To test out this hypothesis, we built a script that compares the same engine across different deployment patterns - local, remote etc. You can run the bechmarks with default values with `make benchmark`. The script is minimal, but should be enough to give you a feeling of how the different setups perform compared to each other, and the trade-offs involved (check the code for how it's built, but don't expect much!).

[A typical run](https://www.loom.com/share/18a060b89a6a4f6d814e06ffa2674b13) will result in something like this [table](images/benchmarks.png) (numbers will vary).

Please refer to the blogpost for more musings on this opportunity (and the non-trivial associated challenges).

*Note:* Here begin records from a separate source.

struct Builder {
    rva_yolov8_plan *p;
    const rva_conv_weights *convs;
    int next = 0;
    int lane = 0;
    std::string err;

    bool fail(const std::string &m) { if (err.empty()) err = m; return false; }

    void *dev_alloc(size_t bytes, bool zero)
    {
        void *ptr = nullptr;
        if (hipMalloc(&ptr, bytes ? bytes : 16) != hipSuccess) { fail("hipMalloc failed"); return nullptr; }
        p->allocs.push_back(ptr);
        if (zero && hipMemset(ptr, 0, bytes) != hipSuccess) { fail("hipMemset failed"); return nullptr; }
        return ptr;
    }
    View buf(long m, int ch)
    {
        View v;
        v.es = p->f32 ? 4 : 2;
        v.base = (char *)dev_alloc((size_t)m * ch * v.es + 64, true);
        v.ld = ch; v.off = 0; v.ch = ch;
        return v;
    }
    bool upload(const void *host, size_t bytes, const void **dev)
    {
        void *d = dev_alloc(bytes, false);
        if (!d) return false;
        if (hipMemcpy(d, host, bytes, hipMemcpyHostToDevice) != hipSuccess) return fail("weight upload failed");
        *dev = d;
        return true;
    }
    bool pack_f32(const rva_conv_weights *const *cv, int n, const void **w_dev, const float **b_dev, int *cin, int *cout, int *k, int *stride)
    {
        const rva_conv_weights &c0 = *cv[0];
        int co = 0;
        for (int i = 0; i < n; ++i) {
            if (!cv[i]->weight || cv[i]->cin != c0.cin || cv[i]->k != c0.k || cv[i]->stride != c0.stride) return fail("sibling convolutions differ");
            co += cv[i]->cout;
        }
        const int kk = c0.k * c0.k;
        std::vector<float> hw((size_t)co * kk * c0.cin, 0.f), hb(co, 0.f);
        int o = 0;
        for (int i = 0; i < n; ++i) {
            const rva_conv_weights &c = *cv[i];
            for (int oc = 0; oc < c.cout; ++oc) {
                for (int ic = 0; ic < c.cin; ++ic)
                    for (int t = 0; t < kk; ++t)
                        hw[((size_t)(o + oc) * kk + t) * c.cin + ic] = c.weight[((size_t)oc * c.cin + ic) * kk + t];
                if (c.bias) hb[o + oc] = c.bias[oc];
            }
            o += c.cout;
        }
        const void *db = nullptr;
        if (!upload(hw.data(), hw.size() * 4, w_dev) || !upload(hb.data(), hb.size() * 4, &db)) return false;
        *b_dev = (const float *)db; *cin = c0.cin; *cout = co; *k = c0.k; *stride = c0.stride;
        return true;
    }
    bool pack(const rva_conv_weights *const *cv, int n, const void **w_dev, const float **b_dev, int *cin, int *cout, int *k, int *stride)
    {
        const rva_conv_weights &c0 = *cv[0];
        int co = 0;
        for (int i = 0; i < n; ++i) {
            if (!cv[i]->weight || cv[i]->cin != c0.cin || cv[i]->k != c0.k || cv[i]->stride != c0.stride) return fail("sibling convolutions differ");
            co += cv[i]->cout;
        }
        const int kk = c0.k * c0.k, cpad = rva_conv_cout_pad(co), cinp = (c0.cin + 31) / 32 * 32;
        std::vector<_Float16> hw((size_t)cpad * kk * cinp, (_Float16)0.f);
        std::vector<float> hb(cpad, 0.f);
        int o = 0;
        for (int i = 0; i < n; ++i) {
            const rva_conv_weights &c = *cv[i];
            for (int oc = 0; oc < c.cout; ++oc) {
                for (int ic = 0; ic < c.cin; ++ic)
                    for (int t = 0; t < kk; ++t)
                        hw[((size_t)(o + oc) * kk + t) * cinp + ic] = (_Float16)c.weight[((size_t)oc * c.cin + ic) * kk + t];
                if (c.bias) hb[o + oc] = c.bias[oc];
            }
            o += c.cout;
        }
        void *dw = dev_alloc(hw.size() * 2, false), *db = dev_alloc(hb.size() * 4, false);
        if (!dw || !db) return false;
        if (hipMemcpy(dw, hw.data(), hw.size() * 2, hipMemcpyHostToDevice) != hipSuccess ||
            hipMemcpy(db, hb.data(), hb.size() * 4, hipMemcpyHostToDevice) != hipSuccess) return fail("weight upload failed");
        *w_dev = dw; *b_dev = (const float *)db; *cin = c0.cin; *cout = co; *k = c0.k; *stride = c0.stride;
        return true;
    }
    const rva_conv_weights *take(int cin, int cout, int k, int stride, const char *what)
    {
        if (next >= p->d.n_convs) { fail(std::string("convolution list too short at ") + what); return nullptr; }
        const rva_conv_weights *c = &convs[next++];
        if (c->cin != cin || c->cout != cout || c->k != k || c->stride != stride) {
            char m[200];
            snprintf(m, sizeof m, "convolution %d (%s): expected %d->%d k%d s%d, got %d->%d k%d s%d", next - 1, what, cin, cout, k, stride,
                     c->cin, c->cout, c->k, c->stride);
            fail(m);
            return nullptr;
        }
        return c;
    }
    void push(Step &s, const char *desc_fmt, ...)
    {
        s.lane = lane;
        if (desc_fmt) {
            char d[96];
            va_list ap; va_start(ap, desc_fmt); vsnprintf(d, sizeof d, desc_fmt, ap); va_end(ap);
            s.tunable = (int)p->tunables.size();
            p->tunables.push_back(Tunable{(int)p->steps.size(), d, d});
        }
        p->steps.push_back(s);
    }
    bool conv(const rva_conv_weights *const *cv, int n, View src, View dst, int h, int w, int act, const View *res = nullptr)
    {
        Step s{}; s.kind = p->f32 ? K_CONV_F32 : K_CONV;
        const bool packed = p->f32 ? pack_f32(cv, n, &s.w, &s.b, &s.Cin, &s.Cout, &s.k, &s.stride)
                                   : pack(cv, n, &s.w, &s.b, &s.Cin, &s.Cout, &s.k, &s.stride);
        if (!packed) return false;
        if (s.Cin != src.ch || s.Cout != dst.ch) return fail("convolution does not fit its buffers");
        s.in = src.ptr(); s.ldi = src.ld; s.out = dst.ptr(); s.ldo = dst.ld; s.H = h; s.W = w; s.act = act;
        if (res) { s.res = res->ptr(); s.ldr = res->ld; }
        const int cin_real = s.Cin;
        s.c_real = cin_real;
        if (p->f32) {
            if (s.Cin % 16) return fail("fp32 plan: convolution input channels must be multiples of 16");
            push(s, "%d->%d k%ds%d %dx%d", cin_real, s.Cout, s.k, s.stride, h, w);
            return true;
        }
        if (s.Cin % 32 && !(p->d.flags & RVA_PLAN_NO_CIN_PAD)) s.Cin = (s.Cin + 31) / 32 * 32;
        push(s, "%d->%d k%ds%d %dx%d", cin_real, s.Cout, s.k, s.stride, h, w);
        return true;
    }
    bool conv1(const rva_conv_weights *c, View src, View dst, int h, int w, int act, const View *res = nullptr)
    {
        return c && conv(&c, 1, src, dst, h, w, act, res);
    }
    bool upcat(const rva_conv_weights *c, View low, View skip, View dst, int h, int w)
    {
        if (!c) return false;
        Step s{}; s.kind = K_UPCAT;
        if (!pack(&c, 1, &s.w, &s.b, &s.Cin, &s.Cout, &s.k, &s.stride)) return false;
        if (s.k != 1 || s.stride != 1 || s.Cin != low.ch + skip.ch || s.Cout != dst.ch) return fail("upsample + concat convolution does not fit");
        s.in = low.ptr(); s.ldi = low.ld; s.c_in = low.ch; s.in2 = skip.ptr(); s.ldi2 = skip.ld; s.c_in2 = skip.ch;
        s.out = dst.ptr(); s.ldo = dst.ld; s.H = h; s.W = w; s.act = 1;
        push(s, "up%d+%d->%d k1s1 %dx%d", low.ch, skip.ch, s.Cout, h, w);
        return true;
    }
    bool head(const rva_conv_weights *c, View src, int mode, int h, int w, int a0, float stride_px)
    {
        if (!c) return false;
        Step s{}; s.kind = K_HEAD;
        if (!pack(&c, 1, &s.w, &s.b, &s.Cin, &s.Cout, &s.k, &s.stride)) return false;
        if (s.k != 1 || s.stride != 1 || s.Cin != src.ch) return fail("head convolution does not fit");
        s.in = src.ptr(); s.ldi = src.ld; s.H = h; s.W = w; s.mode = mode; s.a0 = a0; s.stride_px = stride_px;
        push(s, "head%d:%d->%d k1s1 %dx%d", mode, s.Cin, s.Cout, h, w);
        return true;
    }
    bool c2f(int c1, int c2, int n, bool shortcut, const View *src, const View *low, const View *skip, View dst, int h, int w, const char *what)
    {
        const int c = c2 / 2;
        const long m = (long)p->B * h * w;
        const rva_conv_weights *cv1 = take(c1, 2 * c, 1, 1, what), *cv2 = take((2 + n) * c, c2, 1, 1, what);
        if (!cv1 || !cv2) return false;
        View cat = buf(m, (2 + n) * c);
        if (!cat.base) return false;
        if (low) { if (!upcat(cv1, *low, *skip, cat.sub(0, 2 * c), h, w)) return false; }
        else if (!conv1(cv1, *src, cat.sub(0, 2 * c), h, w, 1)) return false;
        for (int i = 0; i < n; ++i) {
            const rva_conv_weights *b1 = take(c, c, 3, 1, what), *b2 = take(c, c, 3, 1, what);
            View x = cat.sub((1 + i) * c, c);
            if (c == 32 && shortcut && !p->f32 && !(p->d.flags & RVA_PLAN_NO_PAIR32)) {
                Step s{}; s.kind = K_PAIR32;
                int ci, co, kk, st;
                if (!pack(&b1, 1, &s.w, &s.b, &ci, &co, &kk, &st) || !pack(&b2, 1, &s.w2, &s.b2, &ci, &co, &kk, &st)) return false;
                View y = cat.sub((2 + i) * c, c);
                s.in = x.ptr(); s.ldi = x.ld; s.out = y.ptr(); s.ldo = y.ld; s.H = h; s.W = w; s.Cin = s.Cout = c; s.k = 3; s.stride = 1; s.act = 1;
                push(s, nullptr);
                continue;
            }
            View tmp = buf(m, c);
            if (!tmp.base) return false;
            if (!conv1(b1, x, tmp, h, w, 1)) return false;
            if (!conv1(b2, tmp, cat.sub((2 + i) * c, c), h, w, 1, shortcut ? &x : nullptr)) return false;
        }
        return conv1(cv2, cat, dst, h, w, 1);
    }

    bool build()
    {
        const rva_yolov8_desc &d = p->d;
        const int B = d.batch, H = d.height, W = d.width;
        const int c1 = d.widths[0], c2 = d.widths[1], c3 = d.widths[2], c4 = d.widths[3], c5 = d.widths[4];
        const int h1 = H / 2, w1 = W / 2, h2 = H / 4, w2 = W / 4, h3 = H / 8, w3 = W / 8, h4 = H / 16, w4 = W / 16, h5 = H / 32, w5 = W / 32;
        const int nh = d.depth_head;
        const rva_conv_weights *b0 = take(3, c1, 3, 2, "b0"), *b1 = take(c1, c2, 3, 2, "b1");
        if (!b0 || !b1) return false;
        View x1;
        if (p->f32) {
            Step s{}; s.kind = K_STEM_F32;
            std::vector<float> sb(c1, 0.f);
            if (b0->bias) memcpy(sb.data(), b0->bias, sizeof(float) * c1);
            const void *db = nullptr;
            if (!b0->weight || !upload(b0->weight, sizeof(float) * c1 * 27, &s.w) || !upload(sb.data(), sizeof(float) * c1, &db)) return false;
            s.b = (const float *)db;
            View x0 = buf((long)B * h1 * w1, c1);
            x1 = buf((long)B * h2 * w2, c2);
            if (!x0.base || !x1.base) return false;
            s.out = x0.ptr(); s.ldo = x0.ld; s.H = H; s.W = W; s.Cout = c1;
            push(s, nullptr);
            if (!conv1(b1, x0, x1, h1, w1, 1)) return false;
        } else {
            if (c1 > 64) return fail("stem wider than 64 channels");
            std::vector<_Float16> sw(64 * 32, (_Float16)0.f);
            std::vector<float> sb(64, 0.f);
            for (int co = 0; co < c1; ++co) {
                for (int j = 0; j < 9; ++j)
                    for (int kx = 0; kx < 3; ++kx) {
                        const float v = b0->weight[((size_t)co * 3 + j / 3) * 9 + (j % 3) * 3 + kx];
                        sw[co * 32 + (kx < 2 ? 2 * j + kx : 18 + j)] = (_Float16)v;
                    }
                if (b0->bias) sb[co] = b0->bias[co];
            }
            void *dsw = dev_alloc(sw.size() * 2, false), *dsb = dev_alloc(sb.size() * 4, false);
            if (!dsw || !dsb) return false;
            if (hipMemcpy(dsw, sw.data(), sw.size() * 2, hipMemcpyHostToDevice) != hipSuccess ||
                hipMemcpy(dsb, sb.data(), sb.size() * 4, hipMemcpyHostToDevice) != hipSuccess) return fail("stem upload failed");
            x1 = buf((long)B * h2 * w2, c2);
            if (!x1.base) return false;
            p->fused_stem = c1 == 32 && c2 == 64 && !(d.flags & RVA_PLAN_NO_STEM2);
            if (p->fused_stem) {
                Step s{}; s.kind = K_STEM2; s.w = dsw; s.b = (const float *)dsb; s.out = x1.ptr(); s.ldo = x1.ld; s.H = H; s.W = W;
                int ci, co, k, st;
                if (!pack(&b1, 1, &s.w2, &s.b2, &ci, &co, &k, &st)) return false;
                push(s, nullptr);
            } else {
                View x0 = buf((long)B * h1 * w1, c1);
                if (!x0.base) return false;
                Step s{}; s.kind = K_STEM; s.w = dsw; s.b = (const float *)dsb; s.out = x0.ptr(); s.ldo = x0.ld; s.H = H; s.W = W; s.Cout = c1;
                push(s, nullptr);
                if (!conv1(b1, x0, x1, h1, w1, 1)) return false;
            }
        }
        View x2 = buf((long)B * h2 * w2, c2);
        if (!x2.base || !c2f(c2, c2, d.depth_backbone[0], true, &x1, nullptr, nullptr, x2, h2, w2, "b2")) return false;
        View cat15 = buf((long)B * h3 * w3, c4 + c3), cat12 = buf((long)B * h4 * w4, c5 + c4), cat18 = buf((long)B * h4 * w4, c3 + c4),
             cat21 = buf((long)B * h5 * w5, c4 + c5);
        if (!cat15.base || !cat12.base || !cat18.base || !cat21.base) return false;
        View p3 = cat15.sub(c4, c3), p4 = cat12.sub(c5, c4), n4 = cat18.sub(c3, c4), p5 = cat21.sub(c4, c5);
        View t3 = buf((long)B * h3 * w3, c3);
        if (!t3.base || !conv1(take(c2, c3, 3, 2, "b3"), x2, t3, h2, w2, 1)) return false;
        if (!c2f(c3, c3, d.depth_backbone[1], true, &t3, nullptr, nullptr, p3, h3, w3, "b4")) return false;
        View t4 = buf((long)B * h4 * w4, c4);
        if (!t4.base || !conv1(take(c3, c4, 3, 2, "b5"), p3, t4, h3, w3, 1)) return false;
        if (!c2f(c4, c4, d.depth_backbone[2], true, &t4, nullptr, nullptr, p4, h4, w4, "b6")) return false;
        View t5 = buf((long)B * h5 * w5, c5);
        p->quiet_step = (int)p->steps.size();
        if (!t5.base || !conv1(take(c4, c5, 3, 2, "b7"), p4, t5, h4, w4, 1)) return false;
        View t5b = buf((long)B * h5 * w5, c5);
        if (!t5b.base || !c2f(c5, c5, d.depth_backbone[3], true, &t5, nullptr, nullptr, t5b, h5, w5, "b8")) return false;
        {
            const int c_ = c5 / 2;
            const rva_conv_weights *cv1 = take(c5, c_, 1, 1, "b9.cv1"), *cv2 = take(4 * c_, c5, 1, 1, "b9.cv2");
            View cat = buf((long)B * h5 * w5, 4 * c_);
            if (!cat.base || !conv1(cv1, t5b, cat.sub(0, c_), h5, w5, 1)) return false;
            if (h5 * w5 <= 2400 && !p->f32) {
                Step s{}; s.kind = K_SPPF3; s.in = cat.sub(0, c_).ptr(); s.ldi = cat.ld; s.out = cat.sub(c_, c_).ptr(); s.out2 = cat.sub(2 * c_, c_).ptr();
                s.out3 = cat.sub(3 * c_, c_).ptr(); s.ldo = cat.ld; s.H = h5; s.W = w5; s.Cin = c_;
                push(s, nullptr);
            } else {
                for (int i = 0; i < 3; ++i) {
                    Step s{}; s.kind = p->f32 ? K_POOL5_F32 : K_POOL5; s.in = cat.sub(i * c_, c_).ptr(); s.ldi = cat.ld; s.out = cat.sub((i + 1) * c_, c_).ptr(); s.ldo = cat.ld;
                    s.H = h5; s.W = w5; s.Cin = c_;
                    push(s, nullptr);
                }
            }
            if (!conv1(cv2, cat, p5, h5, w5, 1)) return false;
        }
        const bool fuse_up = !p->f32 && c5 % 64 == 0 && c4 % 64 == 0 && c3 % 64 == 0 && h4 == 2 * h5 && w4 == 2 * w5 && h3 == 2 * h4 && w3 == 2 * w4;
        View n3 = buf((long)B * h3 * w3, c3);
        if (!n3.base) return false;
        if (fuse_up) {
            if (!c2f(c5 + c4, c4, nh, false, nullptr, &p5, &p4, n4, h4, w4, "h12")) return false;
            if (!c2f(c4 + c3, c3, nh, false, nullptr, &n4, &p3, n3, h3, w3, "h15")) return false;
        } else {
            Step u1{}; u1.kind = p->f32 ? K_UP2_F32 : K_UP2; u1.in = p5.ptr(); u1.ldi = p5.ld; u1.out = cat12.sub(0, c5).ptr(); u1.ldo = cat12.ld; u1.H = h5; u1.W = w5; u1.Cin = c5;
            push(u1, nullptr);
            if (!c2f(c5 + c4, c4, nh, false, &cat12, nullptr, nullptr, n4, h4, w4, "h12")) return false;
            Step u2{}; u2.kind = p->f32 ? K_UP2_F32 : K_UP2; u2.in = n4.ptr(); u2.ldi = n4.ld; u2.out = cat15.sub(0, c4).ptr(); u2.ldo = cat15.ld; u2.H = h4; u2.W = w4; u2.Cin = c4;
            push(u2, nullptr);
            if (!c2f(c4 + c3, c3, nh, false, &cat15, nullptr, nullptr, n3, h3, w3, "h15")) return false;
        }
        const int fork_n3 = (int)p->steps.size();
        if (!conv1(take(c3, c3, 3, 2, "h16"), n3, cat18.sub(0, c3), h3, w3, 1)) return false;
        View m4 = buf((long)B * h4 * w4, c4);
        if (!m4.base || !c2f(c3 + c4, c4, nh, false, &cat18, nullptr, nullptr, m4, h4, w4, "h18")) return false;
        const int fork_m4 = (int)p->steps.size();
        if (!conv1(take(c4, c4, 3, 2, "h19"), m4, cat21.sub(0, c4), h4, w4, 1)) return false;
        View m5 = buf((long)B * h5 * w5, c5);
        if (!m5.base || !c2f(c4 + c5, c5, nh, false, &cat21, nullptr, nullptr, m5, h5, w5, "h21")) return false;
        const int rm4 = 4 * d.reg_max;
        int cb = c3 / 4 > rm4 ? c3 / 4 : rm4;
        if (cb < 16) cb = 16;
        int cc = c3 > (d.nc < 100 ? d.nc : 100) ? c3 : (d.nc < 100 ? d.nc : 100);
        p->A = h3 * w3 + h4 * w4 + h5 * w5;
        const rva_conv_weights *box[3][3], *cls[3][3];
        const int chs[3] = {c3, c4, c5};
        for (int l = 0; l < 3; ++l) {
            box[l][0] = take(chs[l], cb, 3, 1, "detect.box.0"); box[l][1] = take(cb, cb, 3, 1, "detect.box.1"); box[l][2] = take(cb, rm4, 1, 1, "detect.box.2");
            if (!box[l][0] || !box[l][1] || !box[l][2]) return false;
        }
        for (int l = 0; l < 3; ++l) {
            cls[l][0] = take(chs[l], cc, 3, 1, "detect.cls.0"); cls[l][1] = take(cc, cc, 3, 1, "detect.cls.1"); cls[l][2] = take(cc, d.nc, 1, 1, "detect.cls.2");
            if (!cls[l][0] || !cls[l][1] || !cls[l][2]) return false;
        }
        if (next != d.n_convs) return fail("convolution list longer than the architecture");
        p->fused_head = !p->f32 && cb % 64 == 0 && cc % 64 == 0 && rm4 == 64 && d.nc % 8 == 0;
        const View feats[3] = {n3, m4, m5};
        const int hs[3] = {h3, h4, h5}, ws[3] = {w3, w4, w5};
        const float strides[3] = {8.f, 16.f, 32.f};
        Step h3s{}; h3s.kind = K_HEAD3;
        int a0 = 0;
        for (int l = 0; l < 3; ++l) {
            lane = ((p->fused_head || p->f32) && l < 2) ? l + 1 : 0;
            if (lane) p->fork_step[lane] = l == 0 ? fork_n3 : fork_m4;
            const long m = (long)B * hs[l] * ws[l];
            View first = buf(m, cb + cc), b2 = buf(m, cb), k2 = buf(m, cc);
            if (!first.base || !b2.base || !k2.base) return false;
            const rva_conv_weights *sib[2] = {box[l][0], cls[l][0]};
            if (!conv(sib, 2, feats[l], first, hs[l], ws[l], 1)) return false;
            if (p->fused_head) {
                if (!conv1(box[l][1], first.sub(0, cb), b2, hs[l], ws[l], 1) || !head(box[l][2], b2, 1, hs[l], ws[l], a0, strides[l])) return false;
                if (!conv1(cls[l][1], first.sub(cb, cc), k2, hs[l], ws[l], 1) || !head(cls[l][2], k2, 2, hs[l], ws[l], a0, strides[l])) return false;
            } else {
                View bo = buf(m, rm4), ko = buf(m, d.nc);
                if (!bo.base || !ko.base) return false;
                if (!conv1(box[l][1], first.sub(0, cb), b2, hs[l], ws[l], 1) || !conv1(box[l][2], b2, bo, hs[l], ws[l], 0)) return false;
                if (!conv1(cls[l][1], first.sub(cb, cc), k2, hs[l], ws[l], 1) || !conv1(cls[l][2], k2, ko, hs[l], ws[l], 0)) return false;
                h3s.hb[l] = bo.ptr(); h3s.hldb[l] = bo.ld; h3s.hk[l] = ko.ptr(); h3s.hldc[l] = ko.ld; h3s.hh[l] = hs[l]; h3s.hw[l] = ws[l]; h3s.hs[l] = strides[l];
                if (p->f32) {
                    Step hs1{}; hs1.kind = K_HEAD_F32; hs1.in = bo.ptr(); hs1.ldi = bo.ld; hs1.in2 = ko.ptr(); hs1.ldi2 = ko.ld;
                    hs1.H = hs[l]; hs1.W = ws[l]; hs1.a0 = a0; hs1.stride_px = strides[l];
                    push(hs1, nullptr);
                }
            }
            a0 += hs[l] * ws[l];
        }
        lane = 0;
        if (!p->fused_head && !p->f32) push(h3s, nullptr);
        return err.empty();
    }
};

> NOTE: if you have never raised your concurrency limits on AWS lambda, you may need to request through the console for an increase in parallel execution, otherwise AWS will not allowed the scaling out of the function.

## What's next?

If you like what you've seen so far, you may wonder what you could do next! There's a million ways to improve this design, some of which more obvious than others - as a non-exhaustive list ("left as an excercise to the reader"), this is where we would start:

* if you always query the same table (say, a view for your dashboard), you may want to leverage the `cold` / `warm` pattern in the lambda code to store the table in memory when cold, and read from there (instead of parquet) when warm;

* when you move from one file to multiple files, scanning parquet folders is a huge overhead: wouldn't it be nice to know where to look? While HIVE partitioning is great, modern table formats (e.g. Iceberg) are even better, so you could think of combine their table scan properties with our serverless engine. Performance aside, if you have queried `quack.py`, you know how tedious it is to fully remember the full file name every time: leveraging catalogs like Iceberg, Glue, Nessie etc. would make the experience more "database-like";

* try out other use cases! For example, consider this recent [event collection](https://github.com/fal-ai/fal-events) platform. If you modify it to a dump-to-s3-then-query pattern (leveraging the engine we built with this repo), you end up with a lambda-only version of the [Snowflake architecture](https://github.com/jacopotagliabue/paas-data-ingestion) we open sourced some time ago - an end-to-end analytics platform running without servers;

* while we now run the query in memory and return a subset of row from the lambda, this pattern is certainly not perfect: on the one hand, sometime we may wish to write back the result of a query (dbt-style, so to speak); on the other, even if analytics queries are often aggregates, result tables may still grow big (row-wise): writing them to s3 and have the client stream back rows from there may be a nice feature to add!

## License

All the code is released without warranty, "as is" under a MIT License.

This started as a fun week-end project and should be treated with the appropriate sense of humour.